Jerry Bartlett, as administrator of the estate of Mary Bartlett, settled with Aetna for the sum of $25,000. The settlement transaction took a curious turn. Aetna sent Bartlett a "Release in Full," the terms being for the consideration of $25,000.00, released Mary Thacker and Henry Thacker from all claims, damages, etc., "from an accident to the estate of Mary C. Bartlett," together with a check for $25,000. Instead of signing the release as presented, Bartlett inserted into the release, "It is specifically agreed and understood that this does not release any claim of Jerry Bartlett and the estate of Mary C. Bartlett for any uninsured motorist claim nor any subrogation rights that may inure to the insured motorist carrier." This amended release was signed October 25, 1974.

We can imagine the reaction when Aetna received this version of the release. According to the insertion, Aetna did not have a release at all. The settlement figure amounted to policy limits on a single person, but Aetna still remained exposed on the $10,000 uninsured motorist coverage. The situation was further complicated by the fact that Bartlett's lawyer cashed the $25,000 settlement check before returning the release form with the insertion to Aetna. We are advised of this by Bartlett's lawyer.

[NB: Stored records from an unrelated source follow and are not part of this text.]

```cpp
__global__ void lstm_pointwise_kernel(const float* __restrict__ gates, const float* __restrict__ c_prev,
                                      float* __restrict__ h, float* __restrict__ c, int N, int Hd) {
  const int idx = blockIdx.x * blockDim.x + threadIdx.x;
  if (idx >= N * Hd) return;
  const int n = idx / Hd, k = idx - n * Hd;
  const float* gr = gates + (size_t)n * 4 * Hd;
  const float ig = dmd_sigmoid(gr[k]);
  const float fg = dmd_sigmoid(gr[Hd + k]);
  const float gg = tanhf(gr[2 * Hd + k]);
  const float og = dmd_sigmoid(gr[3 * Hd + k]);
  const float cn = fg * c_prev[idx] + ig * gg;
  c[idx] = cn;
  h[idx] = og * tanhf(cn);
}

__global__ void lstm_pointwise_bwd_kernel(const float* __restrict__ gates, const float* __restrict__ c_prev,
                                          const float* __restrict__ c_new, const float* __restrict__ dh,
                                          const float* __restrict__ dc, float* __restrict__ dgates, float* __restrict__ dc_prev,
                                          int N, int Hd) {
  const int idx = blockIdx.x * blockDim.x + threadIdx.x;
  if (idx >= N * Hd) return;
  const int n = idx / Hd, k = idx - n * Hd;
  const float* gr = gates + (size_t)n * 4 * Hd;
  const float ig = dmd_sigmoid(gr[k]);
  const float fg = dmd_sigmoid(gr[Hd + k]);
  const float gg = tanhf(gr[2 * Hd + k]);
  const float og = dmd_sigmoid(gr[3 * Hd + k]);
  const float tc = tanhf(c_new[idx]);
  const float dhv = dh ? dh[idx] : 0.f;
  const float dcv = (dc ? dc[idx] : 0.f) + dhv * og * (1.0f - tc * tc);
  float* dg = dgates + (size_t)n * 4 * Hd;
  dg[k] = dcv * gg * ig * (1.0f - ig);
  dg[Hd + k] = dcv * c_prev[idx] * fg * (1.0f - fg);
  dg[2 * Hd + k] = dcv * ig * (1.0f - gg * gg);
  dg[3 * Hd + k] = dhv * tc * og * (1.0f - og);
  dc_prev[idx] = dcv * fg;
}

__global__ void categorical_sample_kernel(const float* __restrict__ logits, const float* __restrict__ expo,
                                          int64_t* __restrict__ out, int N, int A) {
  const int n = blockIdx.x * blockDim.x + threadIdx.x;
  if (n >= N) return;
  const float* l = logits + (size_t)n * A;
  const float* e = expo + (size_t)n * A;
  float m = -INFINITY;
  for (int a = 0; a < A; ++a) m = fmaxf(m, l[a]);
// ... 386 lines not shown
```

diamond_amd/lstm_native.py:

```python
from __future__ import annotations

from typing import Optional, Tuple

import torch
import torch.nn.functional as F
from torch import Tensor

from . import engine as E
from . import native as nv


def _pad_k(t: Tensor) -> Tensor:
    k = t.shape[1]
    kp = (k + 15) // 16 * 16
    t = t.contiguous()
    return t if kp == k else F.pad(t, (0, kp - k))
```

Aetna demanded that the release be executed as forwarded to Bartlett or return the $25,000. According to the Aetna representative, he and Bartlett's lawyer then agreed upon the following:

"IN WITNESS WHEREOF, we have hereunto set out hands this 15

day of Feb, 1975.

                IN THE PRESENCE OF
                Signed by           Signed by
                Raymond R. Roeland  Jerry W. Bartlett
                ------------------  ---------------------------
                                    ADMINISTRATOR OF THE
                                    ESTATE OF MARY C. BARTLETT
                                    DECEASED
                                    Signed by
                                    Carl J. Bensinger
                                    ---------------------------
                                    CARL J. BENSINGER.'
                

The existence of this document came to light during a deposition for discovery given by Jerry Bartlett on May 29, 1975. The reluctance of Bartlett's lawyer to give a copy of this document to American was overcome when on the day of trial, June 19, 1975, the trial court ordered it done.

After the amended release was executed by Bartlett on October 25, 1974, Bartlett filed suit against American November 30, 1974, on the uninsured motorist provision of American's policy on Mary Bartlett. One month prior to trial, American tendered an amended answer and a third party complaint against Aetna alleging that according to the "Other Insurance" clause of the policy, Aetna's coverage was primary and American's was secondary; that is, American's liability applied only to any amounts recovered in excess of Aetna's coverage.

The clause referred to is as follows:

"Other Insurance. With respect to bodily injury to an insured while occupying an automobile not owned by the named insured, the insurance under Part IV shall apply only as excess insurance over any other similar insurance available to such insured and applicable to such automobile as primary insurance, and this insurance shall then apply only in the amount by which the limit of liability for this Coverage exceeds the applicable limit of liability of such other insurance."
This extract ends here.